### Exercise
Hunt through the lines below for the string "restype" and copy each one that has it.

### Information supplied
# Aleph-Alpha/magma

Measured on NVIDIA H100. Metric: image-caption samples/sec (fwd+bwd), higher is better.
Workload: dtype bf16

## Files before the change

### include/magma_b200.h

```cpp
#ifndef MAGMA_B200_H_
#define MAGMA_B200_H_

#include <stddef.h>
#include <stdint.h>

#ifdef __cplusplus
extern "C" {
#endif

#define MB200_VERSION 100

enum {
  MB200_OK = 0,
  MB200_E_SHAPE = -1,
  MB200_E_DTYPE = -2,
  MB200_E_ALIGN = -3,
  MB200_E_ARCH = -4,
  MB200_E_CUDA = -5,
  MB200_E_NCCL = -6,
  MB200_E_ARG = -7
};

enum { MB200_BF16 = 0, MB200_F32 = 1 };

// ... 15 lines not shown
int mb200_check_device(void);
int mb200_set_gemm_sm_limit(int n_sms);
int mb200_set_optimizer_grid(int n_blocks);
long long mb200_launch_count(void);
int mb200_prof_enable(int on);
int mb200_prof_read(double* gemm_ms, double* gemm_flops, double* gemm_bytes, long long* gemm_launches);

typedef struct {
  const void* ptr;
  int64_t ld;
  int64_t bs0, bs1;
  int32_t mn_major;
  int32_t static_data;
} mb200_operand;

typedef struct {
  int32_t M, N, K;
  int32_t nb0, nb1;
  int32_t c_dtype;
  mb200_operand A, B;
  void* C;
  int64_t ldc, c_bs0, c_bs1;
  float alpha;
  int32_t act;
  int32_t dact;
  int32_t accumulate;
  const void* bias;
  void* aux_out;
  const void* aux_in;
  const void* res1;
  const void* res2;
  int64_t ld_res;
  int32_t force_bn;
  int32_t rope_mode;
  const void* rope_tab;
  int32_t rope_S, rope_hd, rope_rot, rope_ncols;
  void* splitk_ws;
  int64_t splitk_ws_bytes;
} mb200_gemm_args;

int mb200_gemm(const mb200_gemm_args* args, void* stream);


int mb200_layernorm_fwd(const void* x, int64_t ldx, const void* gamma, const void* beta, void* y, int64_t ldy,
                        float* mean, float* rstd, int32_t rows, int32_t d, float eps, void* stream);
int mb200_layernorm_bwd(const void* dy, int64_t lddy, const void* x, int64_t ldx, const void* gamma,
                        const float* mean, const float* rstd, const void* res, int64_t ldres, void* dx, int64_t lddx,
                        int32_t rows, int32_t d, void* stream);
int mb200_layernorm_param_grad(const void* dy, int64_t lddy, const void* x, int64_t ldx, const float* mean,
                               const float* rstd, float* dgamma, float* dbeta, int32_t rows, int32_t d,
                               int32_t accumulate, void* stream);
int mb200_layernorm_param_grad_rows(const void* dy, int64_t lddy, const void* x, int64_t ldx, const float* mean,
                                    const float* rstd, float* dgamma, float* dbeta, int32_t rows, int32_t d,
                                    int32_t accumulate, void* stream);
int mb200_rope(void* qkv, int64_t ld, int32_t rows, int32_t S, int32_t H, int32_t hd, int32_t rot, int32_t pos0,
               int32_t inverse, void* stream);
int mb200_rope_table(float* tab, int32_t S, int32_t rot, int32_t pos0, void* stream);
int mb200_softmax_fwd(const float* s, int64_t lds, int64_t s_bs, void* p, int64_t ldp, int64_t p_bs, int32_t nz,
                      int32_t Sq, int32_t Sk, float scale, int32_t causal, int32_t koff, void* stream);
int mb200_softmax_bwd(const float* dp, int64_t lddp, int64_t dp_bs, const void* p, int64_t ldp, int64_t p_bs,
                      void* ds, int64_t ldds, int64_t ds_bs, int32_t nz, int32_t Sq, int32_t Sk, float scale,
                      void* stream);
int mb200_build_labels(const int64_t* captions, int64_t ldc, int64_t* labels, int32_t B, int32_t S, int32_t L,
                       int64_t eos, void* stream);
int mb200_embed_assemble(const int64_t* captions, int64_t ldc, const void* wte, const void* prefix, int32_t L,
                         void* x, int32_t B, int32_t S, int32_t d, int32_t vocab, void* stream);
// ... 201 lines not shown
```

### magma_b200/_lib.py

```python
import ctypes
import os

_HERE = os.path.dirname(os.path.abspath(__file__))
LIB_PATH = os.path.join(_HERE, "lib", "libmagma_b200.so")

_lib = None


class MB200Error(RuntimeError):
    pass


class Operand(ctypes.Structure):
    _fields_ = [
        ("ptr", ctypes.c_void_p),
        ("ld", ctypes.c_int64),
        ("bs0", ctypes.c_int64),
        ("bs1", ctypes.c_int64),
        ("mn_major", ctypes.c_int32),
        ("static_data", ctypes.c_int32),
    ]


class GemmArgs(ctypes.Structure):
    _fields_ = [
        ("M", ctypes.c_int32),
        ("N", ctypes.c_int32),
        ("K", ctypes.c_int32),
        ("nb0", ctypes.c_int32),
        ("nb1", ctypes.c_int32),
        ("c_dtype", ctypes.c_int32),
        ("A", Operand),
        ("B", Operand),
        ("C", ctypes.c_void_p),
        ("ldc", ctypes.c_int64),
        ("c_bs0", ctypes.c_int64),
        ("c_bs1", ctypes.c_int64),
        ("alpha", ctypes.c_float),
        ("act", ctypes.c_int32),
        ("dact", ctypes.c_int32),
        ("accumulate", ctypes.c_int32),
        ("bias", ctypes.c_void_p),
        ("aux_out", ctypes.c_void_p),
        ("aux_in", ctypes.c_void_p),
        ("res1", ctypes.c_void_p),
        ("res2", ctypes.c_void_p),
        ("ld_res", ctypes.c_int64),
        ("force_bn", ctypes.c_int32),
        ("rope_mode", ctypes.c_int32),
        ("rope_tab", ctypes.c_void_p),
        ("rope_S", ctypes.c_int32),
        ("rope_hd", ctypes.c_int32),
        ("rope_rot", ctypes.c_int32),
        ("rope_ncols", ctypes.c_int32),
        ("splitk_ws", ctypes.c_void_p),
        ("splitk_ws_bytes", ctypes.c_int64),
    ]


def lib():
    global _lib
    if _lib is None:
        if not os.path.exists(LIB_PATH):
            raise MB200Error(
                f"{LIB_PATH} not found: build it with `python -m magma_b200.build` "
                "(magma_b200 has no CPU / eager fallback)"
            )
        L = ctypes.CDLL(LIB_PATH)
        L.mb200_last_error.restype = ctypes.c_char_p
        L.mb200_version.restype = ctypes.c_int
        _setup_signatures(L)
        _lib = L
    return _lib


def check(rc):
    if rc != 0:
        raise MB200Error(f"magma_b200 error {rc}: {lib().mb200_last_error().decode()}")


class VitLayerC(ctypes.Structure):
# ... 105 lines not shown
```

### magma_b200/csrc/gemm.cu

```cuda
#include <mutex>
#include <stdlib.h>

#include "gemm_common.cuh"

namespace mb200 {

template <bool kOn>
struct EpiMaps {
  CUtensorMap m[3];
};
template <>
struct EpiMaps<false> {};

template <int BN, bool A_MN, bool B_MN, bool EPI_TMA>
__global__ void __launch_bounds__(kThreads, 1)
gemm_wgmma_kernel(const __grid_constant__ CUtensorMap tmA, const __grid_constant__ CUtensorMap tmB,
                  const __grid_constant__ EpiMaps<EPI_TMA> tmE, const __grid_constant__ GemmKernelParams p) {
  using C_ = Cfg<BN>;
  constexpr int kStages = C_::kStages;

  extern __shared__ uint8_t smem_raw[];
  uint8_t* smem = reinterpret_cast<uint8_t*>((reinterpret_cast<uintptr_t>(smem_raw) + 1023) & ~uintptr_t(1023));
  uint8_t* smem_a = smem;
  uint8_t* smem_b = smem + kStages * C_::kABytes;
  float* epi_stage = reinterpret_cast<float*>(smem + kStages * C_::kStageBytes);
  uint64_t* full_bar = reinterpret_cast<uint64_t*>(smem + kStages * C_::kStageBytes + kEpiBytes);
  uint64_t* empty_bar = full_bar + kStages;
  const EpiRing ring{smem_a, smem_b, full_bar, empty_bar};

  const int wg = threadIdx.x >> 7;
  const int num_kb = (p.K + BK - 1) / BK;
  const int items = p.total_tiles * p.split_k;

  pdl_trigger();
  if (threadIdx.x == 0) {
    tma_prefetch_desc(&tmA);
    tma_prefetch_desc(&tmB);
    if constexpr (EPI_TMA) {
#pragma unroll 1
      for (int i = 0; i < p.epi_in; ++i) tma_prefetch_desc(&tmE.m[i]);
    }
    for (int s = 0; s < kStages; ++s) {
      mbar_init(&full_bar[s], 1);
      mbar_init(&empty_bar[s], 2);
    }
    mbar_fence_init();
  }
  __syncthreads();
  pdl_wait();

  if (wg == 0) {
    setmaxnreg_dec<40>();
    if (threadIdx.x == 0) {
      int stage = 0;
      uint32_t phase = 0;
// ... 47 lines not shown
    for (int w = blockIdx.x; w < items; w += gridDim.x) {
      const int t = w / p.split_k, ks = w - t * p.split_k;
      const int kb0 = ks * p.kb_per_split, kb1 = min(num_kb, kb0 + p.kb_per_split);
      const int tpb = p.tiles_m * p.tiles_n;
      const int z = t / tpb;
      const int r = t - z * tpb;
      const int m_blk = r % p.tiles_m;
      const int n_blk = r / p.tiles_m;
      const int z0 = z % p.nb0, z1 = z / p.nb0;
      int prev = -1;
      for (int kb = kb0; kb < kb1; ++kb) {
        mbar_wait(&full_bar[stage], phase);
        const uint32_t sa = smem_u32(smem_a + stage * C_::kABytes) + a_off;
        const uint32_t sb = smem_u32(smem_b + stage * C_::kBBytes);
        wgmma_fence();
#pragma unroll
        for (int k = 0; k < BK / WG_K; ++k) {
          const uint64_t da = make_smem_desc(sa + k * a_kadv, 0u, 1024);
          const uint64_t db = make_smem_desc(sb + k * b_kadv, b_lbo, 1024);
          wgmma_bf16<BN, A_MN ? 1 : 0, B_MN ? 1 : 0>(acc, da, db, (kb > kb0 || k > 0) ? 1u : 0u);
        }
        wgmma_commit();
        wgmma_wait<1>();
        if (prev >= 0 && leader) mbar_arrive(&empty_bar[prev]);
        prev = stage;
        if (++stage == kStages) {
          stage = 0;
          phase ^= 1;
        }
      }
      wgmma_wait<0>();
      if (prev >= 0 && leader) mbar_arrive(&empty_bar[prev]);
      const long long boff = (long long)z0 * p.c_bs0 + (long long)z1 * p.c_bs1;
      epi_tile<BN, EPI_TMA>(p, acc, epi_stage + cw * 64 * kEpiCols, 1 + cw, boff, m_blk * BM + cw * 64, n_blk * BN, ks, ring,
                   stage, phase);
    }
  }
}

__global__ void splitk_finalize_kernel(const GemmKernelParams p) {
  pdl_trigger();
  pdl_wait();
  const int ncol4 = (p.N + 3) >> 2;
  const long long total = (long long)p.M * ncol4;
  for (long long i = blockIdx.x * (long long)blockDim.x + threadIdx.x; i < total; i += (long long)gridDim.x * blockDim.x) {
    const int row = (int)(i / ncol4);
    const int col = (int)(i - (long long)row * ncol4) * 4;
    float v[4] = {0.f, 0.f, 0.f, 0.f};
    for (int ks = 0; ks < p.split_k; ++ks) {
      const float4 w4 = *reinterpret_cast<const float4*>(p.splitk_ws + ((long long)ks * p.M + row) * p.ld_ws + col);
      v[0] += w4.x;
      v[1] += w4.y;
      v[2] += w4.z;
      v[3] += w4.w;
    }
    EpiIn in;
    if (p.bias) ld_bf16x4(p.bias + col, min(4, p.N - col), in.bias);
    epi_load_inputs(p, 0, row, col, in);
    epi_store4(p, 0, row, col, v, in);
  }
}

typedef CUresult (*PFN_encodeTiled)(CUtensorMap*, CUtensorMapDataType, cuuint32_t, void*, const cuuint64_t*,
                                    const cuuint64_t*, const cuuint32_t*, const cuuint32_t*, CUtensorMapInterleave,
                                    CUtensorMapSwizzle, CUtensorMapL2promotion, CUtensorMapFloatOOBfill);

static PFN_encodeTiled get_encode_fn() {
  static PFN_encodeTiled fn = nullptr;
  static std::once_flag once;
  std::call_once(once, [] {
    void* p = nullptr;
    cudaDriverEntryPointQueryResult qres;
    if (cudaGetDriverEntryPoint("cuTensorMapEncodeTiled", &p, cudaEnableDefault, &qres) == cudaSuccess &&
        qres == cudaDriverEntryPointSuccess)
      fn = reinterpret_cast<PFN_encodeTiled>(p);
  });
  return fn;
}

int make_operand_map(CUtensorMap* out, const mb200_operand& op, int rows, int K, int nb0, int nb1,
                            int box_rows) {
  PFN_encodeTiled enc = get_encode_fn();
  MB_REQUIRE(enc != nullptr, MB200_E_CUDA, "cuTensorMapEncodeTiled entry point unavailable");
  MB_REQUIRE((reinterpret_cast<uintptr_t>(op.ptr) & 15) == 0, MB200_E_ALIGN, "gemm operand pointer not 16B aligned");
  MB_REQUIRE(op.ld % 8 == 0, MB200_E_ALIGN, "gemm operand ld (%lld) must be a multiple of 8 elements",
             (long long)op.ld);
  MB_REQUIRE((nb0 == 1 || op.bs0 % 8 == 0) && (nb1 == 1 || op.bs1 % 8 == 0), MB200_E_ALIGN,
             "gemm operand batch strides must be multiples of 8 elements");
  cuuint64_t dims[4];
  cuuint64_t strides[3];
  cuuint32_t box[4];
  cuuint32_t estr[4] = {1, 1, 1, 1};
  if (!op.mn_major) {
    dims[0] = (cuuint64_t)K;
    dims[1] = (cuuint64_t)rows;
    box[0] = BK;
    box[1] = (cuuint32_t)box_rows;
  } else {
    dims[0] = (cuuint64_t)rows;
    dims[1] = (cuuint64_t)K;
    box[0] = 64;
    box[1] = BK;
  }
  dims[2] = (cuuint64_t)nb0;
  dims[3] = (cuuint64_t)nb1;
  box[2] = 1;
  box[3] = 1;
  strides[0] = (cuuint64_t)op.ld * 2;
  strides[1] = (cuuint64_t)(nb0 > 1 ? op.bs0 : op.ld) * 2;
  strides[2] = (cuuint64_t)(nb1 > 1 ? op.bs1 : op.ld) * 2;
  CUresult r = enc(out, CU_TENSOR_MAP_DATA_TYPE_BFLOAT16, 4, const_cast<void*>(op.ptr), dims, strides, box, estr,
                   CU_TENSOR_MAP_INTERLEAVE_NONE, CU_TENSOR_MAP_SWIZZLE_128B, CU_TENSOR_MAP_L2_PROMOTION_L2_256B,
                   CU_TENSOR_MAP_FLOAT_OOB_FILL_NONE);
  MB_REQUIRE(r == CUDA_SUCCESS, MB200_E_CUDA,
             "cuTensorMapEncodeTiled failed (%d): dims=(%llu,%llu,%llu,%llu) strides=(%llu,%llu,%llu) box=(%u,%u)",
             (int)r, (unsigned long long)dims[0], (unsigned long long)dims[1], (unsigned long long)dims[2],
             (unsigned long long)dims[3], (unsigned long long)strides[0], (unsigned long long)strides[1],
             (unsigned long long)strides[2], box[0], box[1]);
  return 0;
}
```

### Response
        L.mb200_last_error.restype = ctypes.c_char_p
        L.mb200_version.restype = ctypes.c_int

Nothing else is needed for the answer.